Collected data

☆ ☆ ☆

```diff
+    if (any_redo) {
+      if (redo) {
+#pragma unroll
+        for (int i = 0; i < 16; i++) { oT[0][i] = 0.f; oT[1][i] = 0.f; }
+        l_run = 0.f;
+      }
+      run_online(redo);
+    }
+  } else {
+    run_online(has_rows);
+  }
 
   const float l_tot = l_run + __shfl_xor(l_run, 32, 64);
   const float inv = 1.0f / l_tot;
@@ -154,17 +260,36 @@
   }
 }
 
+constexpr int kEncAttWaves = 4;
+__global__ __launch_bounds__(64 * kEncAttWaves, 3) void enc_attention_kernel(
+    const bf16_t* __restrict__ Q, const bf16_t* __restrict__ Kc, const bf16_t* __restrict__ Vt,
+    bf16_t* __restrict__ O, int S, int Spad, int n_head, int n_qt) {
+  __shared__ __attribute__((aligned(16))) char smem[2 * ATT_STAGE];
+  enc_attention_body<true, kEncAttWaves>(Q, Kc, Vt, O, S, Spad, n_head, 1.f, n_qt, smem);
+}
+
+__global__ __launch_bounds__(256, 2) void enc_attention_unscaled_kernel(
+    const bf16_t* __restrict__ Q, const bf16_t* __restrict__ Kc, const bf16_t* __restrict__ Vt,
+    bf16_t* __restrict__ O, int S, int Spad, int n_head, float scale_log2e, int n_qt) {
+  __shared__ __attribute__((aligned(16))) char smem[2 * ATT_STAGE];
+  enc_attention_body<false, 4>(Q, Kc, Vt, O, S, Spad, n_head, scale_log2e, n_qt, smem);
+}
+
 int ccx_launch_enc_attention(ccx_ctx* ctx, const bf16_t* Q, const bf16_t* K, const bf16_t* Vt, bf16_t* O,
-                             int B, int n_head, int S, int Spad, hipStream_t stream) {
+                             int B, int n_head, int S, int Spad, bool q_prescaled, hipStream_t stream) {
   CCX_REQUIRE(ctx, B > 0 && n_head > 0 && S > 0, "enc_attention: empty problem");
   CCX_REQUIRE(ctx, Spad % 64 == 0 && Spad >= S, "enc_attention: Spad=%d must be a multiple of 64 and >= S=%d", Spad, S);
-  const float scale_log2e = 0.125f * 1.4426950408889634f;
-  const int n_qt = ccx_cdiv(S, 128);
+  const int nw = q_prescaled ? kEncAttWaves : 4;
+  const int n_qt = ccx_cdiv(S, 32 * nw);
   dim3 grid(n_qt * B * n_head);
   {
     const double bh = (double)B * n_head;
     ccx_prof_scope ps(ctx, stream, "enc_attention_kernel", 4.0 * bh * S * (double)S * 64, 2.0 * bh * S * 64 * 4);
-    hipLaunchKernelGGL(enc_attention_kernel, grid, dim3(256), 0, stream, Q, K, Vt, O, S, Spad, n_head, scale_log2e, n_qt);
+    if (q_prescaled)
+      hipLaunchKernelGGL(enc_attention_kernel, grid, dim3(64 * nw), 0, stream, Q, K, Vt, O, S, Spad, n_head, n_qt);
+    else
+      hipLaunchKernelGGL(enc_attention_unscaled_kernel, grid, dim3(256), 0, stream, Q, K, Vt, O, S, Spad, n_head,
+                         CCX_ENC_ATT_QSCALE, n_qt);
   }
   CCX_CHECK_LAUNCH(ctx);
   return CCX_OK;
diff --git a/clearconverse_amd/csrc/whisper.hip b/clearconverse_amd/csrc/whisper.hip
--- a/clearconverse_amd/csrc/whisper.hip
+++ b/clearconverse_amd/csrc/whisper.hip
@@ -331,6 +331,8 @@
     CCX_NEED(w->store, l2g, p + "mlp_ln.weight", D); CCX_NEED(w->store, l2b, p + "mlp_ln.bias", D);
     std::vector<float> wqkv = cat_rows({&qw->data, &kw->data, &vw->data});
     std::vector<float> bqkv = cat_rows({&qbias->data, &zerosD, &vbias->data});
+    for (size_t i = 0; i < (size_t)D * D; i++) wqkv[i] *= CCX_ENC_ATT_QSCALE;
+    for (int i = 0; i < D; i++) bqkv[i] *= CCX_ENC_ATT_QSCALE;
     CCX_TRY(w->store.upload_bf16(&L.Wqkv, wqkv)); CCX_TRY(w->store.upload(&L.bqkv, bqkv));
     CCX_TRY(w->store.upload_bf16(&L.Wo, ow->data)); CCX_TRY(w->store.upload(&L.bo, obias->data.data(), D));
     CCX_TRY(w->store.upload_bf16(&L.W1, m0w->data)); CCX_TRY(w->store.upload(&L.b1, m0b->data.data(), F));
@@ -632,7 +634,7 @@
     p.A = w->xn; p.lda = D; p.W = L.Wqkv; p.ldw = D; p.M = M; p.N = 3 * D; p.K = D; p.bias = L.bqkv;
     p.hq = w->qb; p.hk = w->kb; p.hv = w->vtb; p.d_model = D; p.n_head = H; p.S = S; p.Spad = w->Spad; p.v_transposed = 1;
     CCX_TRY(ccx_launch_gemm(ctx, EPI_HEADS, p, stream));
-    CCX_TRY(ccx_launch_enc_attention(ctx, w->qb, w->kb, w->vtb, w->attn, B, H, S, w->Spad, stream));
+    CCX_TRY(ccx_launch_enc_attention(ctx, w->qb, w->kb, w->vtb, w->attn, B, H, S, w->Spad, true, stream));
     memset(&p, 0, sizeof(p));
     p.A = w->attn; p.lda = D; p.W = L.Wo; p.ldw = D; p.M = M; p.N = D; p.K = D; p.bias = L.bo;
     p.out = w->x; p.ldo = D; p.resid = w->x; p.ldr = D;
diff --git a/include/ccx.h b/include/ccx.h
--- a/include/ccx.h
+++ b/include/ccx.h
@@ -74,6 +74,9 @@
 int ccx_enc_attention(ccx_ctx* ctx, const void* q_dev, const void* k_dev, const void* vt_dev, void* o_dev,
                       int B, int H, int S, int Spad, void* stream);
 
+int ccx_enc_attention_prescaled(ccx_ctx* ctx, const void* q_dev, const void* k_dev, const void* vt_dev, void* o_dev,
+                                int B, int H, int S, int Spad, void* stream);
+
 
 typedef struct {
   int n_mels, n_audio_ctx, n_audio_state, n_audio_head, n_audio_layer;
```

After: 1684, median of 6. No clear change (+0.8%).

☆ ☆ ☆

- **WORK ORDER**:
Wherever the string "void" appears in the entries above, return the line it appears on.

- **YOUR SOLUTION**:
+__global__ __launch_bounds__(64 * kEncAttWaves, 3) void enc_attention_kernel(
+__global__ __launch_bounds__(256, 2) void enc_attention_unscaled_kernel(
 int ccx_enc_attention(ccx_ctx* ctx, const void* q_dev, const void* k_dev, const void* vt_dev, void* o_dev,
                       int B, int H, int S, int Spad, void* stream);
+int ccx_enc_attention_prescaled(ccx_ctx* ctx, const void* q_dev, const void* k_dev, const void* vt_dev, void* o_dev,
+                                int B, int H, int S, int Spad, void* stream);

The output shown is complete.